Пан Ольшовски не слышал, потому что, ворвавшись в комнату, схватил Басю в объятия и прижал к груди.
– Ты меня задушишь, сумасшедший! – еле выговорила Бася.
Ловля
крупного
зверя
Пани Таньской было вообще-то семьдесят лет, но она продолжала оставаться живой, как белка, всегда спешила, но никогда, однако, как следует не знала, куда и с какой целью. Она выходила из дома и, пробежав мелкими шажками половину улицы, внезапно останавливалась и старалась вспомнить, куда это она так торопится. А так как ей никто не мог этого объяснить, возвращалась домой. Весьма почтенная непоседа. С ней нельзя было ни до чего дотолковаться, потому что если кто-то ехал в лес, то она – обязательно по дрова, и тогда она в отчаянии говорила:
– Оставьте меня в покое, ведь мне семьдесят лет!

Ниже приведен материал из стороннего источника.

enum { PF_PROBE = 0, PF_CHILD, PF_AIMS, PF_CYCLE, PF_FFWD, PF_SCOREBR, PF_GARDEN, PF_EVALFULL, PF_XDROP, PF_EXTNW,
       PF_EDGEMISC, PF_ANCHORS, PF_ASSEMBLE, PF_STEPB, PF_STEPE, PF_SRCHB, PF_SRCHE, PF_PROLOG, PF_INITTR, PF_TOTAL, PF_NCALLS, PF_NSTEPS,
       PF_FFLOAD, PF_FFREC, PF_FFFLUSH, PF_FFENTRY, PF_NRECS, PF_RD0, PF_RD1, PF_RD2, PF_RD3, PF_RD4, PF_RD5, PF_RDMAX,
       PF_XSTAGE, PF_XLEV, PF_XSEL, PF_REFB, PF_RESULT, PF_CYQ, PF_CYX, PF_CYHIT, PF_CYFILL,
       PF_SB11, PF_SB12, PF_SB21, PF_SB10, PF_SBOTHER, PF_SEGEN, PF_XCALLS, PF_XNLEV, PF_FSFORK, PF_FSDEAD, PF_FSFILT, PF_FSLIM, PF_FK1, PF_FK2, PF_FKBAIL, PF_FORK, PF_ANCCALLS, PF_ANCITER, PF_TPUB, PF_TOWN, PF_TSTOLEN, PF_TWAIT, PF_TRUN, PF_EA0, PF_EA1, PF_EA2, PF_EA3, PF_EA4, PF_EASUM3, PF_EASUM4, PF_RANCH, PF_RANCHMAX, PF_RBR, PF_RBRMAX, PF_EDGELANE, PF_N };
#define TALC_PF_NAMES {"probe", "child", "aims", "cycle", "ffwd", "scorebr", "garden", "evalfull", "xdrop", "extnw", "edgemisc", \
                       "anchors", "assemble", "stepb*", "stepe*", "srchb*", "srche*", "prolog", "inittr", "total", "#ffcalls", "#ffsteps", \
                       "ff.load", "ff.record", "ff.flush", "ff.entry", "#ffrecords", "#reads<0.25ms", "#reads<1ms", "#reads<4ms", \
                       "#reads<16ms", "#reads<64ms", "#reads>=64ms", "maxread(10ns)", "x.stage", "x.levels", "x.select", "b.ref", "b.result", \
                       "#cyc.query", "#cyc.exact", "#cyc.found", "cyc.fill%sum", \
                       "#stepb 1->1", "#stepb 1->2", "#stepb 2->1", "#stepb 1->0", "#stepb other", "#stepe generic", "#xdrop calls", "#xdrop levels", \
                       "#ffstop fork", "#ffstop deadend", "#ffstop filter", "#ffstop limit/other", "#forkstep 1 child", "#forkstep fork+deadend", "#forkstep bailed", "forkstep", "#anchor lists", "#anchor level tests", \
                       "#edges published", "#anchors by owner", "#anchors by others", "t.owner waits", "t.run by others", \
                       "#edge anchors<1ms", "#edge anchors<4ms", "#edge anchors<16ms", "#edge anchors<64ms", "#edge anchors>=64ms", "ticks anchors 16-64ms", "ticks anchors>=64ms", "(per read) anchors", "(per read) longest anchor", "(per read) bridge attempts", "(per read) longest bridge attempt", "edgelane*"}
static_assert(kCntProf0 + PF_N <= kCntQueueDry, "the profile categories run into the utilisation counters");

struct SearchLimits {
  uint32_t seqCap;
  uint32_t seqArena;
  uint32_t refCap;
  uint32_t edgeCap;
  uint32_t anchCap;
  uint32_t fullCap;
  uint32_t fullPool;
  uint32_t dpCap;
  uint32_t regCap;
  uint32_t weakPool;
};
struct SearchCaps : SearchLimits {
  uint64_t slotBytes;
  uint64_t o_setA, o_setB, o_seqPool, o_ref, o_ancL, o_ancR, o_ancPos, o_fullMeta, o_fullPoolB, o_edgeLong,
      o_edgeShort, o_edgeTmp, o_dp, o_gard, o_regS, o_regE, o_wOff, o_wLen, o_weak, o_wideBloom, o_rowPool, o_regH, o_trace;
};

#ifndef ROW_ARENA_INTS
#define ROW_ARENA_INTS (448 * 1024)
#endif
// ... 466 lines not shown
  s.kmer = (uint64_t*)(meta + TrailSetLayout::kmer); s.nmask = (uint64_t*)(meta + TrailSetLayout::nmask);
  s.dist = (double*)(meta + TrailSetLayout::dist); s.cnt = (uint32_t*)(meta + TrailSetLayout::cnt);
  s.score = (int32_t*)(meta + TrailSetLayout::score); s.fail = (uint32_t*)(meta + TrailSetLayout::fail);
  s.lanc = (int32_t*)(meta + TrailSetLayout::lanc); s.ranc = (int32_t*)(meta + TrailSetLayout::ranc);
  s.buf = (uint32_t*)(meta + TrailSetLayout::buf);
  return s;
}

Все выглядело совершенно иначе, когда старушка съедала в страшных количествах блюда слишком жирные, с перцем и с приправами.

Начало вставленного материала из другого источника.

diff --git a/osu_dreamer_amd/csrc/rowops.hip b/osu_dreamer_amd/csrc/rowops.hip
--- a/osu_dreamer_amd/csrc/rowops.hip
+++ b/osu_dreamer_amd/csrc/rowops.hip
@@ -18,6 +18,17 @@
 #pragma unroll
             for (int e = 0; e < 8; e++) v[i][e] = 0.f;
         }
+    }
+}
+template <int NCH>
+__device__ __forceinline__ void add_row_bias(const float* bias, int C, int lane, float (&v)[NCH][8]) {
+#pragma unroll
+    for (int i = 0; i < NCH; i++) {
+        const int c = (lane + 64 * i) * 8;
+        if (c >= C) continue;
+        float b[8]; od_ld8(bias + c, b);
+#pragma unroll
+        for (int e = 0; e < 8; e++) v[i][e] += b[e];
     }
 }
 template <int NCH>
@@ -130,16 +141,163 @@
     }
 }
 
-template <class T, int NCH>
+constexpr int FCB_RUN = 64;
+template <class T> struct raw_row;
+template <> struct raw_row<bf16_t> { u32x4 r; };
+template <> struct raw_row<float> { f32x4 r[2]; };
+__device__ __forceinline__ void raw_zero(raw_row<bf16_t>& a) { a.r = (u32x4)(0u); }
+__device__ __forceinline__ void raw_zero(raw_row<float>& a) { a.r[0] = (f32x4)(0.f); a.r[1] = (f32x4)(0.f); }
+__device__ __forceinline__ void raw_load(raw_row<bf16_t>& a, const bf16_t* p) { a.r = *(const u32x4*)p; }
+__device__ __forceinline__ void raw_load(raw_row<float>& a, const float* p) { a.r[0] = *(const f32x4*)p; a.r[1] = *(const f32x4*)(p + 4); }
+__device__ __forceinline__ void raw_unpack(const raw_row<bf16_t>& a, float (&v)[8]) {
+#pragma unroll
+    for (int i = 0; i < 4; i++) {
+        union { uint32_t u; float f; } lo, hi;
+        lo.u = a.r[i] << 16; hi.u = a.r[i] & 0xffff0000u;
+        v[2 * i] = lo.f; v[2 * i + 1] = hi.f;
+    }
+}
+__device__ __forceinline__ void raw_unpack(const raw_row<float>& a, float (&v)[8]) {
+#pragma unroll
+    for (int i = 0; i < 4; i++) { v[i] = a.r[0][i]; v[4 + i] = a.r[1][i]; }
+}
+
+template <class T, int KS>
+__global__ __launch_bounds__(256) void dwconv_rmsnorm_film_bwd_kernel(const T* __restrict__ h2, int ldh2, const float* __restrict__ w,
+                                                                      const T* __restrict__ dy, int lddy, const T* __restrict__ x, int ldx,
+                                                                      const float* __restrict__ inv_rms, const float* __restrict__ ssg,
+                                                                      T* __restrict__ dres, int lddres, float* __restrict__ dssg,
+                                                                      float* __restrict__ dw, float* __restrict__ db, int L, int C,
+                                                                      const OdDetTable* __restrict__ det) {
+    constexpr int R = KS / 2;
+    __shared__ long long redw[512 * (KS + 1)];
+    __shared__ float red[2][512];
+    __shared__ int s_bad;
+    const int lane = threadIdx.x & 63, wave = threadIdx.x >> 6;
+    const int b = blockIdx.y;
+    const int l0 = (blockIdx.x * 4 + wave) * FCB_RUN;
+    const int lend = l0 + FCB_RUN < L ? l0 + FCB_RUN : L;
+    const int c = lane * 8;
+    const bool act = c < C;
+    for (int i = threadIdx.x; i < C * (KS + 1); i += 256) redw[i] = 0;
+    if (threadIdx.x == 0) s_bad = 0;
+    __syncthreads();
+    float wv[8][KS], adw[8][KS], adb[8], scl[8], dsc[8], dsh[8];
+#pragma unroll
+    for (int k = 0; k < 8; k++) {
+        adb[k] = 0.f; scl[k] = 0.f; dsc[k] = 0.f; dsh[k] = 0.f;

– Ведь бабушке семьдесят лет! – восклицали все в ужасе.
– Ну и что с того? – отвечала она с обидой.– Неужели это такой возраст, что нельзя съесть кусочка баранины?
Трудно было договориться с пани Таньской, «летучим голландцем», потому что она всегда была права.
Она как раз размышляла, легкомысленно и рассеянно, куда ей побежать по какому-то выдуманному делу, когда вошла Марцыся, одна из наиболее красноречивых особ столетия.
– Проше старшей пани, письмо принесли.
– Какое письмо?
– Заказное, барышне. Я уже расписалась в квитанции...
Бабка сорвалась с кресла пружинистым движением кенгуру.
– Зачем же ты брала? Кто знает, что это за письмо? Может, не дай бог, из суда?
– Если бы оно было из суда, его бы принес полицейский. Возьмите его, пожалуйста.
– Не возьму, не хочу! Положи его на комод... Как ты думаешь, это от мужчины или от женщины?
Девушка понюхала письмо, втягивая воздух, как охотничий пес.
– Трудно понять... От мужчины – тогда бы оно пахло табаком, а от женщины – духами. А это не пахнет ни так, ни эдак.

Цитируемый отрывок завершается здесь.